Bryan they are showing the Stillen Grill for 185usd. Is that a good price? I know Scott bough one but don`t know what he paid, I think around $200?


----------



## Ruben (Oct 15, 2002)

For $200 you can get the Active Tuning Grill, pre-painted.


----------



## Slurppie (Oct 15, 2002)

Ratwayne said:


> *Bryan they are showing the Stillen Grill for 185usd. Is that a good price? I know Scott bough one but don`t know what he paid, I think around $200? *


Not a bad deal but SWA has it for $179.99. But then you have to get it painted. I personally have an Active Tuning grill on order which comes pre painted like Ruben mentioned.


----------



## DaddySkier (Oct 16, 2002)

Active Tuning also has plans for an Altima body kit, once all grills and mirror turn-signal covers are done.


----------



## Ratwayne (Oct 16, 2002)

Slurppie said:


> *Not a bad deal but SWA has it for $179.99. But then you have to get it painted. I personally have an Active Tuning grill on order which comes pre painted like Ruben mentioned. *


Yeh I understand the chrome Luxury grill is being developed. I like the painted with chrome mesh also. I looked for Ruben`s but he hasn`t updated his pics yet.
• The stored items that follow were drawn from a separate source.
template <int N>
__device__ __forceinline__ void wait_vmcnt() {
    static_assert(N >= 0 && N < 64, "vmcnt is a 6-bit counter");
    asm volatile("s_waitcnt vmcnt(%0)" ::"n"(N) : "memory");
}

template <int D, int NT>
__global__ __launch_bounds__(WG, PCL_SPLIT16_MINW * 256 / WG > 0 ? PCL_SPLIT16_MINW * 256 / WG : 1) void gmm_score_split16_kernel(
    const float *__restrict__ frames, const uint4 *__restrict__ pm, const float *__restrict__ fscale, const float *__restrict__ centers,
    int nmt_max, const ScoreTile *__restrict__ tiles, const ScoreSeg *__restrict__ segs, double *__restrict__ out,
    int *__restrict__ flags, const double *__restrict__ kzero, const int *__restrict__ n_on_pipe, const int *__restrict__ npt) {
    static_assert(D % 8 != 0, "the folded constants need a spare slot");
    constexpr int KS8 = (D + 7) / 8;
    constexpr int CH = 2 * KS8;
    constexpr int SC = D / 8, JC = D % 8;
    constexpr float FMAXH = 6.0e4f;
    const ScoreTile tile = tiles[blockIdx.x];
    const int lane = threadIdx.x & 63;
    const int wave = threadIdx.x >> 6;
    const int half = lane >> 5;
    const int col = lane & 31;
    if (tile.seg_lo >= tile.seg_hi) {
        if (threadIdx.x == 0) flags[blockIdx.x] = 0;
        return;
    }
    const int n_mtiles = npt[tile.state];
    __shared__ int s_ovf;
    if (threadIdx.x == 0) s_ovf = 0;
    __syncthreads();
    const int vend = segs[tile.seg_hi - 1].vstart + segs[tile.seg_hi - 1].len;
    const bool wave_active = tile.vstart + wave * NT * 32 < vend;
    if (n_mtiles == 0) {
        if (wave_active) {
            for (int c = 0; c < NT; ++c) {
                const int v = tile.vstart + (wave * NT + c) * 32 + col;
                if (v < vend && half == 0) {
                    int lo = tile.seg0;
                    const int hi = tile.seg_hi - 1;
                    while (lo < hi && segs[lo + 1].vstart <= v) ++lo;
                    const ScoreSeg sg = segs[lo];
                    out[sg.out0 + (long long)(v - sg.vstart) * sg.out_stride] = -INFINITY;
                }
            }
        }
        if (threadIdx.x == 0) flags[blockIdx.x] = 0;
        return;
    }

    h8v xb[NT][2][KS8];
    long long oidx[NT];
    bool valid[NT];
    const float *cen = centers + (size_t)tile.state * D;
    const float *fs = fscale + ((size_t)tile.state * 2 + half) * (KS8 * 8);
    bool ovf = false;
#pragma unroll
    for (int c = 0; c < NT; ++c) {
        int v = tile.vstart + (wave * NT + c) * 32 + col;
        valid[c] = v < vend;
        if (!valid[c]) v = tile.vstart;
        int lo = tile.seg0, hi = tile.seg_hi - 1;
        if (lo < hi && segs[lo + 1].vstart <= v) {
            ++lo;
            if (lo < hi && segs[lo + 1].vstart <= v) {
                ++lo;
                while (lo < hi) {
                    int mid = (lo + hi + 1) >> 1;
                    if (segs[mid].vstart <= v) lo = mid; else hi = mid - 1;
                }
            }
        }
        const ScoreSeg sg = segs[lo];
        const long long t = v - sg.vstart;
        const float *fp = frames + (sg.frame0 + t) * D;
#pragma unroll
        for (int s = 0; s < KS8; ++s)
#pragma unroll
            for (int j = 0; j < 8; ++j) {
                const int d = 8 * s + j;
                float val = 0.f;
                if (d < D) {
                    const float xc = fp[d] - cen[d];
                    val = (half ? xc : xc * xc) * fs[d];
                    ovf |= __builtin_fabsf(val) > FMAXH;
                    val = __builtin_fminf(__builtin_fmaxf(val, -FMAXH), FMAXH);
                }
                if (d == D) val = half ? 0.f : 1.f;
                const _Float16 h1 = (_Float16)val;
                xb[c][0][s][j] = h1;
                xb[c][1][s][j] = (_Float16)(val - (float)h1);
            }
        oidx[c] = sg.out0 + t * (long long)sg.out_stride;
    }
    if (__any(ovf) && lane == 0) s_ovf = 1;

    float sm[NT], ref[NT];
    bool inited[NT];
#pragma unroll
    for (int c = 0; c < NT; ++c) {
        sm[c] = 0.f;
        ref[c] = 0.f;
        inited[c] = false;
    }
    bool ref_ovf = false;

    constexpr int R = Ring<D>::R, MTS = Ring<D>::MTS;
    __shared__ __attribute__((aligned(16))) uint4 abuf[R][MTS * CH * 64];
    const uint4 *pstate = pm + (size_t)tile.state * nmt_max * (CH * 64);
    const int wave_s = __builtin_amdgcn_readfirstlane(wave);
    auto dma = [&](int buf, int stage) {
        const uint4 *src = pstate + (size_t)stage * (MTS * CH * 64);
        const int nch = min(MTS, n_mtiles - stage * MTS) * CH;
        if constexpr (KS8 > 5) {
            for (int p = wave; p < nch; p += WG / 64)
                __builtin_amdgcn_global_load_lds((const __attribute__((address_space(1))) void *)(src + p * 64 + lane),
                                                 (__attribute__((address_space(3))) void *)&abuf[buf][p * 64], 16, 0, 0);
            return;
        }
#pragma unroll
        for (int i = 0; i < (MTS * CH + WG / 64 - 1) / (WG / 64); ++i) {
            const int p = wave_s + i * (WG / 64);
            if (p >= nch) continue;
            if constexpr (R == 2) {
                __builtin_amdgcn_global_load_lds((const __attribute__((address_space(1))) void *)(src + p * 64 + lane),
                                                 (__attribute__((address_space(3))) void *)&abuf[buf][p * 64], 16, 0, 0);
            } else {
                const unsigned lds = (unsigned)(size_t)(__attribute__((address_space(3))) char *)&abuf[buf][p * 64];
                asm volatile("s_mov_b32 m0, %0\n\ts_nop 0\n\tglobal_load_lds_dwordx4 %1, off"
                             :: "s"(lds), "v"(src + p * 64 + lane) : "memory");
            }
        }
    };

#ifdef PCL_SPLIT_STAMPS
    unsigned long long st_acc[4] = {0, 0, 0, 0}, st_t = 0;
#define SSTAMP(k) { const unsigned long long t_ = __builtin_amdgcn_s_memtime(); st_acc[k] += t_ - st_t; st_t = t_; }
#else
#define SSTAMP(k)
#endif
    auto process = [&](int mt) {
        const uint4 *ab = &abuf[(unsigned)(mt / MTS) % R][(mt % MTS) * (CH * 64)];
        f16v acc[NT];
#pragma unroll
        for (int c = 0; c < NT; ++c)
#pragma unroll
            for (int r = 0; r < 16; ++r) acc[c][r] = 0.f;
        auto frag = [&](int pa, int s) { return *reinterpret_cast<const h8v *>(&ab[(pa * KS8 + s) * 64 + lane]); };
        auto mfma = [&](const h8v &a, int c, int pb, int s) { acc[c] = __builtin_amdgcn_mfma_f32_32x32x16_f16(a, xb[c][pb][s], acc[c], 0, 0, 0); };
        float es[8], eh, snew[NT];
        auto lse_op = [&](int c, int k) {
            if (k < 24) {
                const int r = k / 3;
                if (k % 3 == 0) es[r] = __builtin_amdgcn_exp2f(acc[c][r]);
                else if (k % 3 == 1) eh = __builtin_amdgcn_exp2f(acc[c][r + 8]);
                else es[r] += eh;
            } else if (k < 28) es[k - 24] += es[k - 24 + 4];
            else if (k < 30) es[k - 28] += es[k - 28 + 2];
            else if (k == 30) es[0] += es[1];
            else snew[c] = sm[c] + es[0];
        };
        if constexpr (KS8 <= 5) {
            h8v af[2 * KS8];
            auto rd = [&](int f) { af[f] = frag(f < KS8 ? 1 : 0, f % KS8); };
            constexpr int LATE = KS8 > 2 ? 2 : 0;
            rd(0);
            rd(1);
            __builtin_amdgcn_sched_barrier(0);
#ifdef PCL_SPLIT_PRIO
            __builtin_amdgcn_s_setprio(1);
#endif
#pragma unroll
            for (int s = 0; s < KS8; ++s) {
#pragma unroll
                for (int c = 0; c < NT; ++c) {
                    mfma(af[s], c, 0, s);
                    if (s == 0 && c == 0) {
                        __builtin_amdgcn_sched_barrier(0);
#pragma unroll
                        for (int f = 2; f < 2 * KS8 - LATE; ++f) rd(f);
                    }
                }
                if (s == 2) {
#pragma unroll
                    for (int f = 2 * KS8 - LATE; f < 2 * KS8; ++f) rd(f);
                }
                __builtin_amdgcn_sched_barrier(0);
            }
#pragma unroll
            for (int c = 0; c < NT; ++c) {
                int k = 0;
#pragma unroll
                for (int g = 0; g < 2 * KS8; ++g) {
                    mfma(af[KS8 + g % KS8], c, g < KS8 ? 1 : 0, g % KS8);
                    if (c == 0) __builtin_amdgcn_sched_barrier(0);
#ifndef PCL_DIAG_NOLSE
                    if (c > 0) {
#pragma unroll
                        for (int q = 0; q < 3 && k < 32; ++q, ++k) lse_op(c - 1, k);
                        __builtin_amdgcn_sched_barrier(0);
                    }
#endif
                }
#ifndef PCL_DIAG_NOLSE
                if (c > 0) {
#pragma unroll
                    for (; k < 32; ++k) lse_op(c - 1, k);
                }
#endif
                __builtin_amdgcn_sched_barrier(0);
            }
        } else {
            auto pass = [&](int pa, int pb) {
#pragma unroll
                for (int s = 0; s < KS8; ++s) {
                    const h8v a = frag(pa, s);
#pragma unroll
                    for (int c = 0; c < NT; ++c) mfma(a, c, pb, s);
                }
            };
            pass(1, 0);
            pass(0, 1);
            pass(0, 0);
#ifndef PCL_DIAG_NOLSE
#pragma unroll
            for (int c = 0; c + 1 < NT; ++c)
#pragma unroll
                for (int k = 0; k < 32; ++k) lse_op(c, k);
#endif
        }
#ifndef PCL_DIAG_NOLSE
#pragma unroll
        for (int k = 0; k < 32; ++k) lse_op(NT - 1, k);
#endif
        SSTAMP(1)
#ifdef PCL_SPLIT_PRIO
        __builtin_amdgcn_s_setprio(0);
#endif
#ifdef PCL_DIAG_NOLSE
#pragma unroll
        for (int c = 0; c < NT; ++c) sm[c] += acc[c][0] + acc[c][15];
        return;
#endif
#pragma unroll
        for (int c = 0; c < NT; ++c) {
            if (__any(!inited[c]) | __any(!(snew[c] < 3.0e38f))) {
                float gm = acc[c][0];
#pragma unroll
                for (int r = 1; r < 16; ++r) gm = __builtin_fmaxf(gm, acc[c][r]);
                const float gp = __builtin_fmaxf(gm, __shfl_xor(gm, 32, 64));
                float s = sm[c];
                const bool first = !inited[c];
                if ((first || gp > 0.f) && gp > -5.0e4f) {
                    const _Float16 r1 = (_Float16)__builtin_fminf(__builtin_fmaxf(-(ref[c] + gp), -FMAXH), FMAXH);
                    const float nref = -(float)r1, dl = nref - ref[c];
                    ref_ovf |= __builtin_fabsf(nref) > 5.0e4f;
#ifdef PCL_LSE_FLUSH_REPRO
                    s = first ? 0.f : s * __builtin_amdgcn_exp2f(-dl);
#else
                    const float hs = __builtin_amdgcn_exp2f(-0.5f * dl);
                    s = first ? 0.f : (s * hs) * hs;
#endif
                    inited[c] = true;
#pragma unroll
                    for (int r = 0; r < 16; ++r) acc[c][r] -= dl;
                    ref[c] = nref;
                    if (half) xb[c][0][SC][JC] = r1;
                }
#pragma unroll
                for (int r = 0; r < 16; ++r) s += __builtin_amdgcn_exp2f(acc[c][r]);
                sm[c] = s;
            } else {
                sm[c] = snew[c];
            }
        }
        SSTAMP(2)
    };
    const int n_stages = (n_mtiles + MTS - 1) / MTS;
    dma(0, 0);
#pragma unroll
    for (int s = 1; s < R - 1; ++s)
        if (s < n_stages) dma(s, s);
#ifdef PCL_SPLIT_STAMPS
    st_t = __builtin_amdgcn_s_memtime();
#endif
    constexpr int NW = WG / 64, YLO = (R - 2) * ((MTS * CH) / NW), YHI = (R - 2) * ((MTS * CH) / NW + 1);
    for (int st = 0; st < n_stages; ++st) {
        if (R > 2 && (st + R - 1) * MTS <= n_mtiles) {
            if (wave_s < (MTS * CH) % NW) wait_vmcnt<YHI>(); else wait_vmcnt<YLO>();
        } else {
            wait_vmcnt<0>();
        }
        SSTAMP(3)
        if constexpr (R == 2) {
            __syncthreads();
        } else {
            asm volatile("s_waitcnt lgkmcnt(0)" ::: "memory");
            __builtin_amdgcn_s_barrier();
            asm volatile("" ::: "memory");
        }
        SSTAMP(0)
        if (st == 0 && threadIdx.x == 0) flags[blockIdx.x] = s_ovf;
        if (st + R - 1 < n_stages) dma((unsigned)(st + R - 1) % R, st + R - 1);
        if (wave_active) {
            const int mend = min(n_mtiles, (st + 1) * MTS);
            for (int mt = st * MTS; mt < mend; ++mt) process(mt);
        }
    }
#ifdef PCL_SPLIT_STAMPS
    if (blockIdx.x == 800 && lane == 0)
        printf("wave %d: per m-tile: dma-wait %llu  barrier %llu  dma-issue+lds+mfma %llu  lse %llu (memtime ticks)\n", wave,
               st_acc[3] / n_mtiles, st_acc[0] / n_mtiles, st_acc[1] / n_mtiles, st_acc[2] / n_mtiles);
#endif
    constexpr double LN2 = 0.693147180559945309417232121458;
    const double k0 = kzero[tile.state];
    if (wave_active && n_on_pipe[tile.state] > 0) {
#pragma unroll
        for (int c = 0; c < NT; ++c) ref_ovf |= !inited[c];
    }
#pragma unroll
    for (int c = 0; c < NT; ++c) {
        const double S = (double)sm[c] + (double)__shfl_xor(sm[c], 32, 64);
        if (valid[c] && half == 0) out[oidx[c]] = (S > 0) ? LN2 * ((double)ref[c] + k0 + ::log2(S)) : -INFINITY;
    }
    if (__any(ref_ovf) && lane == 0) s_ovf = 1;
    __syncthreads();
    if (threadIdx.x == 0 && s_ovf) flags[blockIdx.x] = 1;
}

LOL


----------



## ALTYHOLIC (Oct 19, 2002)

Slurppie said:


> *Not a bad deal but SWA has it for $179.99. But then you have to get it painted. I personally have an Active Tuning grill on order which comes pre painted like Ruben mentioned. *


...just bought one myself!!!
Oval mesh (aluminum - blah!) Wanted body
color but would take to long to paint. I like 
instant gratification... 

Anybody wanna buy a slightly used Trenz
Billet Aluminum Grill...cheap!?


----------



## scottlny (Oct 15, 2002)

Ratwayne said:


> *Bryan they are showing the Stillen Grill for 185usd. Is that a good price? I know Scott bough one but don`t know what he paid, I think around $200? *


I paid 179 plus shipping. I had it overnighted, so it came to 200. I had it painted for another $65. It looks awesome, much better then stock. It was the best option out there for me.


----------



## ALTYHOLIC (Oct 19, 2002)

Nice pics, Scott!


----------



## Hal Just Hal (Oct 21, 2002)

No pics yet but here is a Octane bumper
http://www.mbautosport.com/product_category_bodykits.asp?mdlid=46&yr=2002


----------



## jerseymike68 (Sep 15, 2009)

I have the Magnaflow too and love it, my brother got his used from craigslist but I wanted a valid warranty so I got it here. Magnaflow Exhaust 10761, or you can try one of the sponsors here on the forum, they are allways having sales/specials. Either way its a great exhaust system, sounds great, and very easy to install.


----------



## Ratwayne (Oct 16, 2002)

It`s been almost 7 years since I was on THIS thread. Wow, Couple different Altys since then. Presently, my ride is an 07 SE Precision Gray. Magna Flow will probably be my choice if I keep this ride for awhile.


----------